» **What is needed**
Scan the listing below for the word "false", then copy each line that has it.

» **Recorded information**
========
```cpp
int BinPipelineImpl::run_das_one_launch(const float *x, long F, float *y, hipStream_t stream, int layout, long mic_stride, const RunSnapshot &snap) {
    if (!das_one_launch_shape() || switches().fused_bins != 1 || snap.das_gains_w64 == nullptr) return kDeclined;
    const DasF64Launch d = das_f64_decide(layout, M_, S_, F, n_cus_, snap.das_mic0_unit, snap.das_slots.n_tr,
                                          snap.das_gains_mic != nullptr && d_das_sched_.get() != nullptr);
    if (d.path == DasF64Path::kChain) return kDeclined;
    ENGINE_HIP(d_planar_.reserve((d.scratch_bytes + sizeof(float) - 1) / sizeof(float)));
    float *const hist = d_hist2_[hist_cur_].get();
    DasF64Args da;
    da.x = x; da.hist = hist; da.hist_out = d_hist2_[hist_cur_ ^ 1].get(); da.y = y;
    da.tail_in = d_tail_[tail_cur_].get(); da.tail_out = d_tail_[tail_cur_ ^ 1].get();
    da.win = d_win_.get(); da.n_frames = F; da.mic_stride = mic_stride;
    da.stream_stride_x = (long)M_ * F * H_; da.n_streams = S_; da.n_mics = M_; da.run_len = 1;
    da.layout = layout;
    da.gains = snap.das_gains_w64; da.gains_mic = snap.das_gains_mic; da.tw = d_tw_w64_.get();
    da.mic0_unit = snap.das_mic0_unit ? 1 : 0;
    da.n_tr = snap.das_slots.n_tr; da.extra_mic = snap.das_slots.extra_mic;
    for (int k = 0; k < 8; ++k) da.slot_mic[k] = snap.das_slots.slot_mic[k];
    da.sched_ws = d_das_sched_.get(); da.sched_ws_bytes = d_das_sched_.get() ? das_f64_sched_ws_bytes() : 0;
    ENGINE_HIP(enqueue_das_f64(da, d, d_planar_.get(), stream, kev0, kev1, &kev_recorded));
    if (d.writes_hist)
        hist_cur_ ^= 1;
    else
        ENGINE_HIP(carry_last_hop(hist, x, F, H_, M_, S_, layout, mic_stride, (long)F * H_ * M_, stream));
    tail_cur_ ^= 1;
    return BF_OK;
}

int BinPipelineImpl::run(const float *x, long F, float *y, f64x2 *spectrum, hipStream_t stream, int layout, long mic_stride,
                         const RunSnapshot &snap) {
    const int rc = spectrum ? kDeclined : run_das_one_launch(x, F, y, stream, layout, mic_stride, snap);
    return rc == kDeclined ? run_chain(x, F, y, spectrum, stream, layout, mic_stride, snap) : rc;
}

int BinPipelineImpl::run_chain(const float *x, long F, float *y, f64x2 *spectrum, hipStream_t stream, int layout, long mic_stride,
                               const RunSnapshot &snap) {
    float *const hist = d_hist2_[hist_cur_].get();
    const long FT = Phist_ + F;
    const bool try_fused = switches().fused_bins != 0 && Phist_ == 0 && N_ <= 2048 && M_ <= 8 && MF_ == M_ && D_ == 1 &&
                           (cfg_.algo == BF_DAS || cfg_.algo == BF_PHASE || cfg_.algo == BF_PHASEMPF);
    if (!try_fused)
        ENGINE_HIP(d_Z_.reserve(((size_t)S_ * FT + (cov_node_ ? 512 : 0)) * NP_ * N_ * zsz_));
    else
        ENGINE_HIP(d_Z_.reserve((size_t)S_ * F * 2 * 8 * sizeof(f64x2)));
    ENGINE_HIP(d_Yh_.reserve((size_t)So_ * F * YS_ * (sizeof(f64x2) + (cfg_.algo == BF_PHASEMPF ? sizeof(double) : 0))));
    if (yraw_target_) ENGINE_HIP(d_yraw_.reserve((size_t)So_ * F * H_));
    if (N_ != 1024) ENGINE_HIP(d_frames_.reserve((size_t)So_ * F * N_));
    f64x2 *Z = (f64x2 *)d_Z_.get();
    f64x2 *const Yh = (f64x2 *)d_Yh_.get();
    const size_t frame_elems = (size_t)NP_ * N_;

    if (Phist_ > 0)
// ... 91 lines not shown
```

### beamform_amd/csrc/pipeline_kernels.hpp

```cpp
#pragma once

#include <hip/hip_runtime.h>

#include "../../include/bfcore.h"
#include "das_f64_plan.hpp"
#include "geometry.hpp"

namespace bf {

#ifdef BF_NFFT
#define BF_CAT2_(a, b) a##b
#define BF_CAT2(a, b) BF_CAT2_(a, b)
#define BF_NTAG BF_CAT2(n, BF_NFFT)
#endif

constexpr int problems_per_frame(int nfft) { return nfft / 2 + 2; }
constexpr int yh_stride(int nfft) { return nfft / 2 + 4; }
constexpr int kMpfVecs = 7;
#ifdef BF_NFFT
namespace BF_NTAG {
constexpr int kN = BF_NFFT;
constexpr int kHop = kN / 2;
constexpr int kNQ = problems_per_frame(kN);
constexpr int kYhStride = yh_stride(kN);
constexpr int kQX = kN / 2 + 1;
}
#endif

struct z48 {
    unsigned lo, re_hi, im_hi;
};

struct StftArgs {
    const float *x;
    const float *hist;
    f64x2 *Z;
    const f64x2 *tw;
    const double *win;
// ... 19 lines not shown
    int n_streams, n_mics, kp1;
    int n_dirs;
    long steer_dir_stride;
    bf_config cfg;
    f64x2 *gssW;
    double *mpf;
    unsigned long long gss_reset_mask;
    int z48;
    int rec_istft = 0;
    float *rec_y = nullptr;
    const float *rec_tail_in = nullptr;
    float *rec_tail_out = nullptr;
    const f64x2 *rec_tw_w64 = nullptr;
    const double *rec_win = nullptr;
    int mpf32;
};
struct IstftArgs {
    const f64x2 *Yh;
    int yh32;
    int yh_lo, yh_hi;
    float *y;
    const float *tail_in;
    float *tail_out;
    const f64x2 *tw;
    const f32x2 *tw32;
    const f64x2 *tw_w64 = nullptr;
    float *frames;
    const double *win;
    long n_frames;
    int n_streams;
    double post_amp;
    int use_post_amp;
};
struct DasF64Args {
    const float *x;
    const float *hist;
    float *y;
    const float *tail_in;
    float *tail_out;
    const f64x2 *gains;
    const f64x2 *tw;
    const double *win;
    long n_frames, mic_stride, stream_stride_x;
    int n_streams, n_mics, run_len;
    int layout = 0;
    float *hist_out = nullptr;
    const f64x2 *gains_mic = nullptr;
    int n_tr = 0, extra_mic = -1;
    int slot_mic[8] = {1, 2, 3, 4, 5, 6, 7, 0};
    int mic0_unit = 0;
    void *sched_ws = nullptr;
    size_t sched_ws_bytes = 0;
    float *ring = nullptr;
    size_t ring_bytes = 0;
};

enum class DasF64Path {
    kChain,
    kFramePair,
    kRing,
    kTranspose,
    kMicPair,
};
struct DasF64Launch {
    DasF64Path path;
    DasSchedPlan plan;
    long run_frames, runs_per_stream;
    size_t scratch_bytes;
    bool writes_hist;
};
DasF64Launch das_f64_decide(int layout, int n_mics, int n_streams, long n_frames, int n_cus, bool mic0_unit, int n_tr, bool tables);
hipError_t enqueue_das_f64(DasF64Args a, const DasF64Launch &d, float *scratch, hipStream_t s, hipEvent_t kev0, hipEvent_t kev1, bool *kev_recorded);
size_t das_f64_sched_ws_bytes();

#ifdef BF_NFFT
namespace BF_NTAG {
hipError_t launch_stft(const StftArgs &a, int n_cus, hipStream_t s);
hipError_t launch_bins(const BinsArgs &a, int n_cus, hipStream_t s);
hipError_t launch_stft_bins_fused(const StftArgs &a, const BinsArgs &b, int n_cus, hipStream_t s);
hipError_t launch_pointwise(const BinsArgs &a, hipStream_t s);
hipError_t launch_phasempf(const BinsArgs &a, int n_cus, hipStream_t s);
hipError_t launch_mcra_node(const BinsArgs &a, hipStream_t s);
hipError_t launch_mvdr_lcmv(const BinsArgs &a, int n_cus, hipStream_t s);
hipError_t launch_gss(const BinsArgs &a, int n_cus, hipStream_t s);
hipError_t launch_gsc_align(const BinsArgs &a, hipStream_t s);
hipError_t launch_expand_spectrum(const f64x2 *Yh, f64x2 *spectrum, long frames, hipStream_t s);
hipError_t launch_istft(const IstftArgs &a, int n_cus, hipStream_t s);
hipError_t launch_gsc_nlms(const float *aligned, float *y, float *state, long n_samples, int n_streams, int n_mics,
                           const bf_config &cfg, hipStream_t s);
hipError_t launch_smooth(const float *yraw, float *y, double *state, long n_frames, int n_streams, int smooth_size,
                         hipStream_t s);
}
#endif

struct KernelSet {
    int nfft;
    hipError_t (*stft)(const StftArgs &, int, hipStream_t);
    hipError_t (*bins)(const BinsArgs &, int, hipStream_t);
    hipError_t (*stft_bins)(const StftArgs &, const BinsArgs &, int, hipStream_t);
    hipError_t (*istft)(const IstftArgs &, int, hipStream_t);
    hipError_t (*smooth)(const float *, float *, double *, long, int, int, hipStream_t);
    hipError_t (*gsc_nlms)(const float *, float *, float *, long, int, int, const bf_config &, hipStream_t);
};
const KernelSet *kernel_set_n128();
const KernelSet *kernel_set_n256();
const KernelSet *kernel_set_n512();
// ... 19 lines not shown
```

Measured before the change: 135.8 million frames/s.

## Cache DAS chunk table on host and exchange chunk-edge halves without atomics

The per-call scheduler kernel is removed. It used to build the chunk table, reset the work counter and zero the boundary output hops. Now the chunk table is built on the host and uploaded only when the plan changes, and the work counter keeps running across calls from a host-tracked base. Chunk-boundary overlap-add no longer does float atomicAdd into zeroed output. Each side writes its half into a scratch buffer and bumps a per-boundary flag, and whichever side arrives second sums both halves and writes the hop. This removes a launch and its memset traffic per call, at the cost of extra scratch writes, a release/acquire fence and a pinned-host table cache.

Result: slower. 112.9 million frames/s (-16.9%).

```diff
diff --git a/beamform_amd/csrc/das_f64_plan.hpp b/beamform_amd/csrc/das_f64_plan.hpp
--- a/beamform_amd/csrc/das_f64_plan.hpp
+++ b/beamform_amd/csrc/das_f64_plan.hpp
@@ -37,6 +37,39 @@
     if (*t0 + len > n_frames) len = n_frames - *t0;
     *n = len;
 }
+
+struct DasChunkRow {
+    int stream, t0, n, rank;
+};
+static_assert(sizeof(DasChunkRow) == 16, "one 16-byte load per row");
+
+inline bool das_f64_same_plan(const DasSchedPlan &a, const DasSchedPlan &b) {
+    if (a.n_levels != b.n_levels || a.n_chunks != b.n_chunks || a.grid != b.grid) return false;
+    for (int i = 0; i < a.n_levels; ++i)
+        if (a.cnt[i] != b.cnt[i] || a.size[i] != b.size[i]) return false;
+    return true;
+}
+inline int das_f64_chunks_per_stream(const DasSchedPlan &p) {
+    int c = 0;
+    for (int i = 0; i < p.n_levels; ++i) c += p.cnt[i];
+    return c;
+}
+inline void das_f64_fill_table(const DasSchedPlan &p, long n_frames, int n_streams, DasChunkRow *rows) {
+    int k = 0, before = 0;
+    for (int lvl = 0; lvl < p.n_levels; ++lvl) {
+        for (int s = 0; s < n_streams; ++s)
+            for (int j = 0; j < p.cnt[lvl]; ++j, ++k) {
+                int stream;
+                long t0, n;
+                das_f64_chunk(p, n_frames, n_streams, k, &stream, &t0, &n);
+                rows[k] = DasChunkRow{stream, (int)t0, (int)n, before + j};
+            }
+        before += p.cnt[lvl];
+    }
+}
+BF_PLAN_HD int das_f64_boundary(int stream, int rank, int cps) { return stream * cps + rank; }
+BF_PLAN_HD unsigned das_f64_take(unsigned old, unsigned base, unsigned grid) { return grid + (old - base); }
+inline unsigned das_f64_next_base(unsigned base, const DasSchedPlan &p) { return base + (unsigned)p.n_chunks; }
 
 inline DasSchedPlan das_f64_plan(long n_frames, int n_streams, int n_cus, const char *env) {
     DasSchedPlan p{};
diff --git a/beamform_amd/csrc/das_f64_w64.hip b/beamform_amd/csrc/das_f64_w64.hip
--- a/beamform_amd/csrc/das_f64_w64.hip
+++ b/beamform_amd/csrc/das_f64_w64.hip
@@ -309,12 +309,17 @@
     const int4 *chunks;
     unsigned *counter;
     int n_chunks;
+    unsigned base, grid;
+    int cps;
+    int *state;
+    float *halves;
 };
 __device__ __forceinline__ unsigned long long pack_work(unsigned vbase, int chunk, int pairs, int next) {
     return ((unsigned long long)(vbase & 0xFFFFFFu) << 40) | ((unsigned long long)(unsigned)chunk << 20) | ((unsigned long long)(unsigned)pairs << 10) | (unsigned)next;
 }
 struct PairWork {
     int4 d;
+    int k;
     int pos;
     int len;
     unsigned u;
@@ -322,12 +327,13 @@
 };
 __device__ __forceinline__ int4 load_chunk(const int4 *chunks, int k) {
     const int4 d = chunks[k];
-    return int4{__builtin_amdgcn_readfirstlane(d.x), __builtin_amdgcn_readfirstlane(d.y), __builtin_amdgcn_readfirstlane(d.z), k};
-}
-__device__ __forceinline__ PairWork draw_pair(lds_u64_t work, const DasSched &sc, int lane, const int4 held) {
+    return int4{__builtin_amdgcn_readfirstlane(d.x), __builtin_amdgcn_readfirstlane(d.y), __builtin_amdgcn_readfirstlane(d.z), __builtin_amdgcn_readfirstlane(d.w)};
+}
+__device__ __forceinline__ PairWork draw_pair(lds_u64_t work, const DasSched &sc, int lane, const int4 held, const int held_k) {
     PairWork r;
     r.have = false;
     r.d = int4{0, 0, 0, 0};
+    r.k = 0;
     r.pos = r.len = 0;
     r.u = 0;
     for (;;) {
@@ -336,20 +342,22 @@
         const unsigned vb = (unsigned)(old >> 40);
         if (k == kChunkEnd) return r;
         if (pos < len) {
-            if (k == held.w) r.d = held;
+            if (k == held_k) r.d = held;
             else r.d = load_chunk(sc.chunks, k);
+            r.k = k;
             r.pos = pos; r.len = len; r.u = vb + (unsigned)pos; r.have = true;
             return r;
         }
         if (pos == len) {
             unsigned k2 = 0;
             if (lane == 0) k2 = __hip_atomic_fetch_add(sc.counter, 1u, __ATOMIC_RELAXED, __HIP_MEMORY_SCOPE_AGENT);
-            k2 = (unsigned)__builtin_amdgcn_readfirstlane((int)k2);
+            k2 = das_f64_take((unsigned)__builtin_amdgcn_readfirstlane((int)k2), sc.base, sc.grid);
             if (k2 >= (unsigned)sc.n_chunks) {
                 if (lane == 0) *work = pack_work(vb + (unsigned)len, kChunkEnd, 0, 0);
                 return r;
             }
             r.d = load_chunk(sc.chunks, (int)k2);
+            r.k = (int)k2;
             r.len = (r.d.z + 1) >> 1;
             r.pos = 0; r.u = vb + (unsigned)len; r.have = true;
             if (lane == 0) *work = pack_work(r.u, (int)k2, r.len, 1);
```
========
» **Written answer**
+    if (a.n_levels != b.n_levels || a.n_chunks != b.n_chunks || a.grid != b.grid) return false;
+        if (a.cnt[i] != b.cnt[i] || a.size[i] != b.size[i]) return false;
     r.have = false;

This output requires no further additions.